Work task: Your answer should be the lines below from the one holding "int num_levels, int N, int" through the one holding "if ((reinterpret_cast<uintptr_t>(levels[0]) &", copied exactly and with nothing else.

Material supplied:

bool encode_map(EncodeTiledFn enc, const MapKey& k, CUtensorMap* out) {
  const cuuint64_t hw = (cuuint64_t)k.h * k.w;
  if (k.kind == 0) {
    cuuint64_t dims[3] = {(cuuint64_t)kD, hw, (cuuint64_t)k.F};
    cuuint64_t strides[2] = {(cuuint64_t)kD * 2, hw * kD * 2};
    cuuint32_t box[3] = {(cuuint32_t)kKBox, (cuuint32_t)kBM, 1};
    cuuint32_t es[3] = {1, 1, 1};
    return enc(out, CU_TENSOR_MAP_DATA_TYPE_FLOAT16, 3, const_cast<void*>(k.base), dims, strides, box, es,
               CU_TENSOR_MAP_INTERLEAVE_NONE, CU_TENSOR_MAP_SWIZZLE_128B, CU_TENSOR_MAP_L2_PROMOTION_L2_128B,
               CU_TENSOR_MAP_FLOAT_OOB_FILL_NONE) == CUDA_SUCCESS;
  }
  if (k.kind >= 2) {
    const int lv = k.kind - 2;
    const cuuint64_t w4 = (cuuint64_t)gs_cdiv(k.w >> lv, 4), h4 = (cuuint64_t)gs_cdiv(k.h >> lv, 4);
    const cuuint64_t slot_bytes = hw * h4 * w4 * 32;
    cuuint64_t slots = ((cuuint64_t)1 << 40) / slot_bytes;
    if (slots > 0x7fffffffull) slots = 0x7fffffffull;
    cuuint64_t dims[4] = {w4 * 16, h4, hw, slots};
    cuuint64_t strides[3] = {w4 * 32, h4 * w4 * 32, slot_bytes};
    cuuint32_t box[4] = {lv == 0 ? 64u : 32u, lv == 0 ? 2u : 1u, 64u, 1u};
    cuuint32_t es[4] = {1, 1, 1, 1};
    return enc(out, CU_TENSOR_MAP_DATA_TYPE_FLOAT16, 4, const_cast<void*>(k.base), dims, strides, box, es,
               CU_TENSOR_MAP_INTERLEAVE_NONE, lv == 0 ? CU_TENSOR_MAP_SWIZZLE_128B : CU_TENSOR_MAP_SWIZZLE_64B,
               CU_TENSOR_MAP_L2_PROMOTION_NONE, CU_TENSOR_MAP_FLOAT_OOB_FILL_NONE) == CUDA_SUCCESS;
  }
  cuuint64_t dims[4] = {(cuuint64_t)kD, (cuuint64_t)k.w, (cuuint64_t)k.h, (cuuint64_t)k.F};
  cuuint64_t strides[3] = {(cuuint64_t)kD * 2, (cuuint64_t)k.w * kD * 2, hw * kD * 2};
  cuuint32_t box[4] = {(cuuint32_t)kKBox, (cuuint32_t)kPX, (cuuint32_t)kPY, 1};
  cuuint32_t es[4] = {1, 1, 1, 1};
  return enc(out, CU_TENSOR_MAP_DATA_TYPE_FLOAT16, 4, const_cast<void*>(k.base), dims, strides, box, es,
             CU_TENSOR_MAP_INTERLEAVE_NONE, CU_TENSOR_MAP_SWIZZLE_128B, CU_TENSOR_MAP_L2_PROMOTION_L2_128B,
             CU_TENSOR_MAP_FLOAT_OOB_FILL_NONE) == CUDA_SUCCESS;
}

bool cached_map(EncodeTiledFn enc, const MapKey& k, CUtensorMap* out) {
  static MapSlot table[kMapSlots];
  static unsigned long long clock = 0;
  static std::mutex mu;
  std::lock_guard<std::mutex> lock(mu);
  int victim = -1;
  for (int i = 0; i < kMapSlots; ++i) {
    MapSlot& s = table[i];
    if (s.used && s.key.base == k.base && s.key.F == k.F && s.key.h == k.h && s.key.w == k.w &&
        s.key.kind == k.kind) {
      s.stamp = ++clock;
      *out = s.map;
      return true;
    }
    if (victim < 0 || (table[victim].used && (!s.used || s.stamp < table[victim].stamp))) victim = i;
  }
  MapSlot& v = table[victim];
  if (!encode_map(enc, k, &v.map)) { v.used = false; return false; }
  v.key = k; v.used = true; v.stamp = ++clock;
  *out = v.map;
  return true;
}

int launch_tc(const __half* f1t, int F1, const __half* f2t, int F2, const int64_t* ii,
              const int64_t* jj, int rig, const int* out_slot, int tiled, __half* const* levels,
              int num_levels, int N, int h, int w, cudaStream_t st) {
  const int hw = h * w;
  EncodeTiledFn enc = get_encode_fn();
  if (!enc) return GOSLAM_ELAUNCH;
  CUtensorMap mapA, mapB, mapL0, mapL1;
  if (!cached_map(enc, MapKey{f1t, F1, h, w, 0}, &mapA) || !cached_map(enc, MapKey{f2t, F2, h, w, 1}, &mapB))
    return GOSLAM_ELAUNCH;
  mapL0 = mapL1 = mapA;
  if (tiled) {
    if ((reinterpret_cast<uintptr_t>(levels[0]) & 15) ||
        (num_levels > 1 && (reinterpret_cast<uintptr_t>(levels[1]) & 15)))
      return GOSLAM_EINVAL;
    if (!cached_map(enc, MapKey{levels[0], 0, h, w, 2}, &mapL0) ||
        (num_levels > 1 && !cached_map(enc, MapKey{levels[1], 0, h, w, 3}, &mapL1)))
      return GOSLAM_ELAUNCH;
  }
  TcParams p{};
  for (int i = 0; i < 4; ++i) p.lvl[i] = i < num_levels ? levels[i] : nullptr;
  p.num_levels = num_levels; p.N = N; p.h = h; p.w = w; p.hw = hw;
  p.n_mt = gs_cdiv(hw, kBM); p.n_yb = gs_cdiv(h, kPY); p.n_xb = gs_cdiv(w, kPX);
  p.n_items = N * p.n_mt * p.n_yb;
  p.ii = ii; p.jj = jj; p.rig = rig; p.out_slot = out_slot;
  p.w4_0 = gs_cdiv(w, 4); p.h4_0 = gs_cdiv(h, 4);
  p.w4_1 = gs_cdiv(w >> 1, 4); p.h4_1 = gs_cdiv(h >> 1, 4);
  p.pitch2 = pitch2_of(p.n_xb); p.pitch3 = 32;
  p.aligned = (w % 16 == 0 && h % 8 == 0) ? 1 : 0;
  p.experiment = GOSLAM_TC_EXPERIMENT;
  static int sm_count[64];
  static std::mutex dev_mu;
  int dev = 0;
  cudaGetDevice(&dev);
  if (dev < 0 || dev >= 64) dev = 0;
  int sms;
  {
    std::lock_guard<std::mutex> lock(dev_mu);
    if (sm_count[dev] == 0) {
      if (cudaFuncSetAttribute(corr_build_tc_kernel<true>, cudaFuncAttributeMaxDynamicSharedMemorySize,
                               smem_bytes(true, kMaxXB)) != cudaSuccess ||
          cudaFuncSetAttribute(corr_build_tc_kernel<false>, cudaFuncAttributeMaxDynamicSharedMemorySize,
                               smem_bytes(false, kMaxXB)) != cudaSuccess)
        return GOSLAM_ELAUNCH;
      int n = kNumSms;
      cudaDeviceGetAttribute(&n, cudaDevAttrMultiProcessorCount, dev);
      sm_count[dev] = n > 0 ? n : kNumSms;
    }
    sms = sm_count[dev];
  }
  const int grid = p.n_items < sms ? p.n_items : sms;
  const int smem = smem_bytes(tiled != 0, p.n_xb);
  if (tiled)
    corr_build_tc_kernel<true><<<grid, kThreadsTC, smem, st>>>(mapA, mapB, mapL0, mapL1, p);
  else
    corr_build_tc_kernel<false><<<grid, kThreadsTC, smem, st>>>(mapA, mapB, mapL0, mapL1, p);
  GS_CHECK_LAUNCH();
  return GOSLAM_OK;
}

int build_tc(const __half* f1, const __half* f2, __half* const* levels, int num_levels, int N,
             int h, int w, void* workspace, size_t workspace_bytes, cudaStream_t st) {
  const int hw = h * w;
  const size_t per = (size_t)N * hw * kD * sizeof(__half);
  if (workspace == nullptr || workspace_bytes < 2 * gs_align(per)) return GOSLAM_EWORKSPACE;
  __half* f1t = reinterpret_cast<__half*>(workspace);
  __half* f2t = reinterpret_cast<__half*>(reinterpret_cast<char*>(workspace) + gs_align(per));
  dim3 tg(gs_cdiv(hw, 64), N);
  to_kmajor_kernel<<<tg, 256, 0, st>>>(f1, f1t, hw);
  to_kmajor_kernel<<<tg, 256, 0, st>>>(f2, f2t, hw);
  GS_CHECK_LAUNCH();
  return launch_tc(f1t, N, f2t, N, nullptr, nullptr, 1, nullptr, 0, levels, num_levels, N, h, w, st);
}

}

extern "C" {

Reply to the task:
              int num_levels, int N, int h, int w, cudaStream_t st) {
  const int hw = h * w;
  EncodeTiledFn enc = get_encode_fn();
  if (!enc) return GOSLAM_ELAUNCH;
  CUtensorMap mapA, mapB, mapL0, mapL1;
  if (!cached_map(enc, MapKey{f1t, F1, h, w, 0}, &mapA) || !cached_map(enc, MapKey{f2t, F2, h, w, 1}, &mapB))
    return GOSLAM_ELAUNCH;
  mapL0 = mapL1 = mapA;
  if (tiled) {
    if ((reinterpret_cast<uintptr_t>(levels[0]) & 15) ||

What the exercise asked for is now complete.